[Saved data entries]
┌────────

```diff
diff --git a/mmla_audio_amd/csrc/resblk.h b/mmla_audio_amd/csrc/resblk.h
--- a/mmla_audio_amd/csrc/resblk.h
+++ b/mmla_audio_amd/csrc/resblk.h
@@ -37,6 +37,7 @@
 
 bool rbs_supported(int h, int w, int cin, int c, bool pool);
 hipError_t rbs_launch(const ResBlkArgs& a, int cin, int c, bool pool, bool w1_lds, bool tail_pair,
-                      hipStream_t stream);
+                      bool early, hipStream_t stream);
 hipError_t rbs_w1l_launch(const ResBlkArgs& a, hipStream_t stream);
+hipError_t rbs_w1e_launch(const ResBlkArgs& a, hipStream_t stream);
 hipError_t rbs_tp_launch(const ResBlkArgs& a, hipStream_t stream);
```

└────────

* **Assigned task**
Where the string "pool" occurs in the data, return the whole line.

* **Result for this task**
 bool rbs_supported(int h, int w, int cin, int c, bool pool);
 hipError_t rbs_launch(const ResBlkArgs& a, int cin, int c, bool pool, bool w1_lds, bool tail_pair,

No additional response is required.